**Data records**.

►

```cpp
int resident_layout(ldpc_decoder *d, const ldpc_decoder_desc *desc, const std::vector<ResVCheck> &vc, int mstride,
                    long long S, int G, ResidentPlan &pl, const CptLayout *cl)
{
    const ldpc_graph *g = d->g;
    const int n = g->n, m = (int)vc.size();
    const bool any_split = m != g->m;
    int max_sub = 0;
    for (const ResVCheck &v : vc) max_sub = std::max(max_sub, v.dc);
    std::vector<int> perm_v(n), pos_v(n);
    for (int j = 0; j < n; ++j) perm_v[j] = j;
    auto dv_of = [&](int j) { return g->h_var_ptr[j + 1] - g->h_var_ptr[j]; };
    std::stable_sort(perm_v.begin(), perm_v.end(), [&](int a, int b) { return dv_of(a) > dv_of(b); });
    std::vector<int> slot_of_edge(g->E);
    for (int p = 0; p < m; ++p)
        for (int t = 0; t < vc[p].dc; ++t) slot_of_edge[vc[p].e0 + t] = t * mstride + p;
    if (cl) {
        perm_v = cl->var_at;
    } else {
        std::vector<std::vector<int>> vs(n);
        for (int j = 0; j < n; ++j)
            for (int k = 0; k < dv_of(j); ++k) vs[j].push_back(slot_of_edge[g->h_csc[g->h_var_ptr[j] + k]]);
        optimise_lane_order(perm_v, vs, G);
    }
    const int n_pos = (int)perm_v.size();
    const int n_ent = cl ? (n_pos + 63) / 64 * 64 : n;
    for (int q = 0; q < n_pos; ++q)
        if (perm_v[q] >= 0) pos_v[perm_v[q]] = q;

    std::vector<uint8_t> dc_s(m), gsz(m);
    std::vector<uint16_t> cvar((size_t)S, 0), bslot((size_t)S, 0), oaslot((size_t)S, 0), bslot_c(m, 0), inv(n);
    std::vector<uint32_t> vmeta(n_ent, 0u);
    std::vector<uint2> vslot_lo(n_ent, make_uint2(0, kResHole)), vslot_hi(std::max(n_ent, 1), make_uint2(0, 0));
    int n_hi = 0;
    std::vector<uint32_t> edge_of_slot((size_t)S, 0xffffffffu);
    bool per_check = true;
    for (int p = 0; p < m; ++p) {
        const ResVCheck &v = vc[p];
        const int first = g->h_check_ptr[v.check];
        dc_s[p] = (uint8_t)v.dc;
        gsz[p] = (uint8_t)v.gs;
        for (int t = 0; t < v.dc; ++t) {
            const int e = v.e0 + t, slot = t * mstride + p;
            edge_of_slot[slot] = (uint32_t)e;
            cvar[slot] = (uint16_t)pos_v[g->h_var_idx[e]];
            bslot[slot] = (uint16_t)desc->beta_slot[e];
            if (desc->beta_slot[e] != desc->beta_slot[first]) per_check = false;
            if (d->form == LDPC_C2V_OMS && desc->oms_alpha) oaslot[slot] = (uint16_t)desc->oms_alpha_slot[e];
        }
        bslot_c[p] = v.dc ? (uint16_t)desc->beta_slot[first] : 0;
    }
    for (int q = 0; q < n_pos; ++q) {
        if (perm_v[q] < 0) continue;
        const int j = perm_v[q], s0 = g->h_var_ptr[j], dv = dv_of(j);
        vmeta[q] = (uint32_t)dv | ((uint32_t)desc->alpha_slot[j] << 8);
        inv[j] = (uint16_t)q;
        uint32_t off[8] = {0, 0, 0, 0, 0, 0, 0, 0};
        for (int k = 0; k < dv; ++k) off[k] = (uint32_t)slot_of_edge[g->h_csc[s0 + k]] * G * 4;
        vslot_lo[q] = make_uint2(off[0] | (off[1] << 16), off[2] | (off[3] << 16));
        vslot_hi[q] = make_uint2(off[4] | (off[5] << 16), off[6] | (off[7] << 16));
        if (dv > 4) n_hi = q + 1;
    }
    pl = ResidentPlan{};
    pl.n = n; pl.m = m; pl.S = (int)S; pl.max_dc = max_sub; pl.max_dv = g->max_dv; pl.mstride = mstride; pl.E = g->E;
    pl.any_split = any_split ? 1 : 0;
    pl.n_hi = n_hi;
    pl.n_pos = n_pos;
    if (cl) {
        std::copy(cl->cell, cl->cell + kCptWaves, pl.vcell);
        cpt_check_words(vc, per_check && (d->form == LDPC_C2V_NMS || (d->form == LDPC_C2V_RCQ && d->rcq_zero0)),
                        pl.ccell);
    }
    pl.par_words = is_pow2(mstride) ? m : 0;
    pl.par_shift = G == 2 ? 3 : 2;
    int rc = plan_upload(d, &pl.dc_s, dc_s);
    if (!rc && any_split) rc = plan_upload(d, &pl.gsz, gsz);
    if (!rc) rc = plan_upload(d, &pl.cvar, cvar);
    if (!rc) rc = plan_upload(d, &pl.bslot, bslot);
    if (!rc && per_check) rc = plan_upload(d, &pl.bslot_c, bslot_c);
    if (!rc && d->form == LDPC_C2V_OMS && desc->oms_alpha) rc = plan_upload(d, &pl.oaslot, oaslot);
    if (!rc) rc = plan_upload(d, &pl.vmeta, vmeta);
    if (!rc) rc = plan_upload(d, &pl.vslot_lo, vslot_lo);
    vslot_hi.resize((size_t)std::max(n_hi, 1));
    if (!rc) rc = plan_upload(d, &pl.vslot_hi, vslot_hi);
    if (!rc) rc = plan_upload(d, &pl.inv_perm_v, inv);
    if (!rc) rc = plan_upload(d, &pl.edge_of_slot, edge_of_slot);
    return rc;
}

int allow_full_lds(const void *kfn, int device)
{
    static std::mutex mu;
    static std::set<std::pair<const void *, int>> done;
    std::lock_guard<std::mutex> lk(mu);
    if (done.count({kfn, device})) return LDPC_OK;
    HIP_TRY(hipFuncSetAttribute(kfn, hipFuncAttributeMaxDynamicSharedMemorySize, (int)kLdsBytes));
// ... 1017 lines not shown
        if (int rc = graph_host_build(&g, n, m, E, check_ptr, var_idx)) return rc;
        std::vector<ResVCheck> vc;
        long long Sc = 0;
        if (!resident_checks(&g, vc) || !cpt_geometry(&g, vc, Sc))
            return fail(LDPC_ERR_UNSUPPORTED, "the graph does not qualify for the compact plan");
        cpt_layout(&g, vc, Sc, own);
    }
    if (pos_of_var) {
        for (int j = 0; j < n; ++j) pos_of_var[j] = -1;
        for (int q = 0; q < (int)L->var_at.size(); ++q)
            if (L->var_at[q] >= 0) pos_of_var[L->var_at[q]] = q;
    }
    if (cells)
        for (int c = 0; c < kCptCells; ++c) cells[c] = (uint8_t)(L->cell[c / kResRegVars] >> (8 * (c % kResRegVars)));
    if (stats) {
        stats[0] = (int32_t)L->var_at.size(); stats[1] = L->worst; stats[2] = L->total; stats[3] = L->mixed;
    }
    return LDPC_OK;
}

int ldpc_debug_compact_layout(const ldpc_decoder *d, int32_t n, int32_t m, int32_t E, const int32_t *check_ptr,
                              const int32_t *var_idx, int32_t *pos_of_var, uint8_t cells[32], int32_t stats[4])
{
    LDPC_NOTHROW(compact_layout_impl(d, n, m, E, check_ptr, var_idx, pos_of_var, cells, stats))
}

static int compact_checks_impl(const ldpc_decoder *d, int32_t n, int32_t m, int32_t E, const int32_t *check_ptr,
                               const int32_t *var_idx, uint32_t *words)
{
    if (!words) return fail(LDPC_ERR_ARG, "NULL argument");
    if (d) {
        if (!d->resc_ok) return fail(LDPC_ERR_UNSUPPORTED, "the decoder has no compact fixed-T plan");
        std::copy(d->resc.ccell, d->resc.ccell + kCptWaves, words);
        return LDPC_OK;
    }
    ldpc_graph g;
    if (int rc = graph_host_build(&g, n, m, E, check_ptr, var_idx)) return rc;
    std::vector<ResVCheck> vc;
    long long Sc = 0;
    if (!resident_checks(&g, vc) || !cpt_geometry(&g, vc, Sc))
        return fail(LDPC_ERR_UNSUPPORTED, "the graph does not qualify for the compact plan");
    unsigned own[kCptWaves];
    cpt_check_words(vc, true, own);
    std::copy(own, own + kCptWaves, words);
    return LDPC_OK;
}

int ldpc_debug_compact_checks(const ldpc_decoder *d, int32_t n, int32_t m, int32_t E, const int32_t *check_ptr,
                              const int32_t *var_idx, uint32_t words[8])
{
    LDPC_NOTHROW(compact_checks_impl(d, n, m, E, check_ptr, var_idx, words))
}

int ldpc_debug_resident_c2v(const ldpc_decoder *d, const void *llr, int64_t batch, int32_t early_stop,
                            int32_t max_iterations, void *posterior, int32_t *iterations, void *c2v_out, void *stream)
{
    if (!d || !llr || !posterior || !c2v_out || batch <= 0) return fail(LDPC_ERR_ARG, "bad argument");
    if (!use_resident(d)) return fail(LDPC_ERR_ARG, "the decoder is not on the LDS-resident engine");
    if (d->g->n == 0) return LDPC_OK;
    IterCap cap(max_iterations > 0 ? max_iterations : INT_MAX);
    return decode_resident(d, llr, batch, early_stop, nullptr, posterior, iterations, nullptr, nullptr, c2v_out, stream);
}

int ldpc_debug_sweep(const ldpc_decoder *d, int64_t batch, int32_t which, int32_t iter, void *workspace,
                     size_t workspace_bytes, void *stream)
{
    if (!d || !workspace || batch <= 0) return fail(LDPC_ERR_ARG, "bad argument");
    if (iter < 0 || iter >= d->T) return fail(LDPC_ERR_ARG, "iter outside [0, T)");
    if (use_resident(d) || use_layered_lds(d)) return fail(LDPC_ERR_ARG, "debug sweeps need LDPC_MODE_STREAM");
    const Workspace w = carve(d, batch, workspace);
    if (w.total > workspace_bytes) return fail(LDPC_ERR_WORKSPACE, "workspace too small");
    DeviceGuard guard(d->g->device);
    hipStream_t s = (hipStream_t)stream;
    const bool f64 = d->dtype == LDPC_F64;
    if (use_pair(d) && !f64) {
        if (which == 0 && (iter >= 1 || (w.vec == 4 && pair_q4<4>(d))))
            return w.vec == 1 ? launch_cn_q<1>(d, w, iter, false, s) : launch_cn_q<4>(d, w, iter, false, s);
        if (which != 0 && iter < d->T - 1) return w.vec == 1 ? launch_vn_q<1>(d, w, iter, false, s) : launch_vn_q<4>(d, w, iter, false, s);
    }
    if (use_gather(d) && !f64) {
        char *buf[2] = {w.c2v, w.v2c};
        if (which == 0 && iter >= 1)
            return w.vec == 1 ? launch_gather<1>(d, w, iter, false, buf[(iter - 1) & 1], buf[iter & 1], s)
                              : launch_gather<4>(d, w, iter, false, buf[(iter - 1) & 1], buf[iter & 1], s);
        if (which != 0) {
            Workspace wv = w;
            wv.c2v = buf[iter & 1];
            return w.vec == 1 ? launch_vn<float, 1>(d, wv, iter, true, false, s) : launch_vn<float, 4>(d, wv, iter, true, false, s);
        }
    }
#define LDPC_DBG(REAL_, V_)                                                                 \
    return which == 0 ? launch_cn<REAL_, V_>(d, w, iter, false, s)                           \
                      : launch_vn<REAL_, V_>(d, w, iter, iter == d->T - 1, false, s)
    if (f64) {
        if (w.vec == 1) { LDPC_DBG(double, 1); } else { LDPC_DBG(double, 2); }
    } else {
        if (w.vec == 1) { LDPC_DBG(float, 1); } else { LDPC_DBG(float, 4); }
    }
#undef LDPC_DBG
}

}
```

implementation-of-neural-ldpc-decoders-with-degree-specific-weight-sharing-and-rcq-quantization_amd/csrc/ldpc_resident.hip:

```cpp
#pragma once

#include "ldpc_kernels.hip"

namespace ldpc {

struct ResidentPlan {
    int n, m, S, max_dc, max_dv;
    int mstride;
    const uint8_t *dc_s;
    const uint8_t *gsz;
    int any_split;
    int par_words;
    int par_shift;
    const uint16_t *cvar;
    const uint16_t *bslot;
    const uint16_t *bslot_c;
    const uint16_t *oaslot;
    const uint32_t *vmeta;
    const uint2 *vslot_lo;
    const uint2 *vslot_hi;
    int n_hi;
    const uint16_t *inv_perm_v;
    int n_pos;
    unsigned vcell[8];
// ... 882 lines not shown
                const bool in = j < n;
                const unsigned bb = bits_s[ip[k]];
#pragma unroll
                for (int g = 0; g < G; ++g) {
                    if (!((mask >> g) & 1u)) continue;
                    const unsigned bit = (bb >> g) & 1u;
                    if (in && a.bits) res_stream_store(&a.bits[(size_t)(b0 + g) * n + j], (int)bit);
                    if (a.packed) res_store_packed<G>(a, b0 + g, j, n, in && bit != 0);
                }
            }
        }
    }
    if (tid == 0) {
#pragma unroll
        for (int g = 0; g < G; ++g) {
            if (!((mask >> g) & 1u)) continue;
            if (a.iterations) a.iterations[b0 + g] = iters;
            if (a.success) a.success[b0 + g] = (uint8_t)(((unsat >> g) & 1u) ? 0 : 1);
        }
    }
}

template <int G, typename T>
__device__ __forceinline__ void res_dump_c2v(const ResidentPlan &pl, const ResidentArgs &a, long long b0, unsigned mask,
                                             int tid, int nt)
{
    using P = Pack<T, G>;
    T *out = reinterpret_cast<T *>(a.dbg_c2v);
    for (int s = tid; s < pl.S; s += nt) {
        const unsigned e = pl.edge_of_slot[s];
        if (e == 0xffffffffu) continue;
        const P v = lds_load<P>((unsigned)s * (unsigned)sizeof(P));
#pragma unroll
        for (int g = 0; g < G; ++g)
            if ((mask >> g) & 1u) out[(size_t)(b0 + g) * pl.E + e] = v.x[g];
    }
}

__host__ __device__ inline size_t res_off_llr(int S, int G) { return (size_t)S * G * 4; }
__host__ __device__ inline size_t res_off_alpha(int S, int n, int G) { return res_off_llr(S, G) + (size_t)n * G * 4; }
__host__ __device__ inline size_t res_off_bits(int S, int n, int G, int n_alpha_lds) { return res_off_alpha(S, n, G) + (size_t)n_alpha_lds * 4; }
__host__ __device__ inline size_t res_off_flag(int S, int n, int G, int n_alpha_lds) { return (res_off_bits(S, n, G, n_alpha_lds) + n + 3) / 4 * 4; }
__host__ __device__ inline size_t res_off_par(int S, int n, int G, int n_alpha_lds) { return res_off_flag(S, n, G, n_alpha_lds) + 16; }
__host__ __device__ inline size_t res_lds_total(int S, int n, int G, int n_alpha_lds, int m_par) { return res_off_par(S, n, G, n_alpha_lds) + 4 * (size_t)m_par; }

__host__ __device__ inline size_t res_cpt_off_flag(int S, int G) { return ((size_t)S * G * 4 + 15) / 16 * 16; }
__host__ __device__ inline size_t res_cpt_lds_total(int S, int G) { return res_cpt_off_flag(S, G) + 16; }

constexpr int kResMaxThreads = 1024;
constexpr int kResMinWaves = 4;
constexpr int kResCptThreads = 512;
constexpr int kResCptWaves = 6;
constexpr int kResCptBlocks = 3;
constexpr int kResCptStride = 496;
template <int G, int FORM, bool BPC, int NL, int MS, int ES, typename T = float, bool SPLIT = false, bool REG = false,
          bool CPT = false>
__global__ __launch_bounds__(CPT ? kResCptThreads : kResMaxThreads, CPT ? kResCptWaves : kResMinWaves)
void resident_decode(ResidentPlan pl, ResidentArgs a)
{
    static_assert(!CPT || (REG && !ES && !SPLIT && std::is_same<T, float>::value), "compact: fixed-T fp32 REG kernels only");
    extern __shared__ __align__(16) unsigned char res_smem[];
    if (__builtin_amdgcn_groupstaticsize() != 0) __builtin_trap();
    constexpr int GE = G * (int)(sizeof(T) / 4);
    const int n_alpha_lds = a.alpha_in_lds ? a.T * a.n_alpha * (int)(sizeof(T) / 4) : 0;
    T *llr_s = reinterpret_cast<T *>(res_smem + (CPT ? 0 : res_off_llr(pl.S, GE)));
    T *alpha_s = reinterpret_cast<T *>(res_smem + res_off_alpha(pl.S, pl.n, GE));
    uint8_t *bits_s = res_smem + res_off_bits(pl.S, pl.n, GE, n_alpha_lds);
    unsigned *sh_unsat = reinterpret_cast<unsigned *>(res_smem + (CPT ? res_cpt_off_flag(pl.S, GE)
                                                                        : res_off_flag(pl.S, pl.n, GE, n_alpha_lds)));
    ParScatter ps, psf;
    if (pl.par_words) {
        psf.par_off = (unsigned)res_off_par(pl.S, pl.n, GE, n_alpha_lds);
        psf.shift = (unsigned)pl.par_shift;
        psf.mask = (unsigned)pl.mstride - 1u;
        if (ES) ps = psf;
    }
    const T *g_llr = reinterpret_cast<const T *>(a.llr);
    const T *g_beta = reinterpret_cast<const T *>(a.beta);
    const T *g_alpha = reinterpret_cast<const T *>(a.alpha);
    const T *g_oms_alpha = reinterpret_cast<const T *>(a.oms_alpha);
    using P = Pack<T, G>;
    const int tid = threadIdx.x, nt = blockDim.x, n = pl.n;
    const long long b0 = (long long)blockIdx.x * G;
    constexpr unsigned kAll = (1u << G) - 1u;

    constexpr int kPro = 4;
    for (int j0 = tid; j0 < n; j0 += kPro * nt) {
        unsigned ip[kPro];
        P v[kPro];
#pragma unroll
        for (int k = 0; k < kPro; ++k) {
            const int j = j0 + k * nt;
            ip[k] = 0;
            if (j < n) {
                ip[k] = pl.inv_perm_v[j];
#pragma unroll
                for (int g = 0; g < G; ++g)
                    v[k].x[g] = (b0 + g < a.batch) ? res_stream_load(&g_llr[(size_t)(b0 + g) * n + j]) : (T)1;
            }
        }
#pragma unroll
        for (int k = 0; k < kPro; ++k)
            if (j0 + k * nt < n) reinterpret_cast<P *>(llr_s)[ip[k]] = v[k];
    }
    for (int k = tid; k < (a.alpha_in_lds ? a.T * a.n_alpha : 0); k += nt) alpha_s[k] = g_alpha[k];
    if (tid == 0) { sh_unsat[0] = 0; sh_unsat[1] = 0; }
    for (int k = tid; k < pl.par_words; k += nt) lds_store<unsigned>(psf.par_off + 4u * (unsigned)k, 0u);
// ... 212 lines not shown
```

include/ldpc_hip_debug.h:

```cpp
#ifndef LDPC_HIP_DEBUG_H
#define LDPC_HIP_DEBUG_H

#include "ldpc_hip.h"

#ifdef __cplusplus
extern "C" {
#endif

int ldpc_debug_sweep(const ldpc_decoder *d, int64_t batch, int32_t which, int32_t iter,
                     void *workspace, size_t workspace_bytes, void *stream);

int ldpc_debug_workspace_layout(const ldpc_decoder *d, int64_t batch, int32_t max_iterations, int64_t out8[8]);

int ldpc_debug_resident_c2v(const ldpc_decoder *d, const void *llr, int64_t batch, int32_t early_stop,
                            int32_t max_iterations, void *posterior, int32_t *iterations, void *c2v_out,
                            void *stream);

int ldpc_debug_compact_layout(const ldpc_decoder *d, int32_t n, int32_t m, int32_t E, const int32_t *check_ptr,
                              const int32_t *var_idx, int32_t *pos_of_var, uint8_t cells[32], int32_t stats[4]);

int ldpc_debug_compact_checks(const ldpc_decoder *d, int32_t n, int32_t m, int32_t E, const int32_t *check_ptr,
                              const int32_t *var_idx, uint32_t words[8]);

int ldpc_debug_key4(const float *values, int64_t count, float beta, const float thresholds4[4], uint8_t *keys_float,
                    uint8_t *keys_compare, void *stream);
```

◄

**Exercise requirements**. Which lines in the data hold the string "template"? Copy each of them.

**Task solution**.
template <int G, typename T>
template <int G, int FORM, bool BPC, int NL, int MS, int ES, typename T = float, bool SPLIT = false, bool REG = false,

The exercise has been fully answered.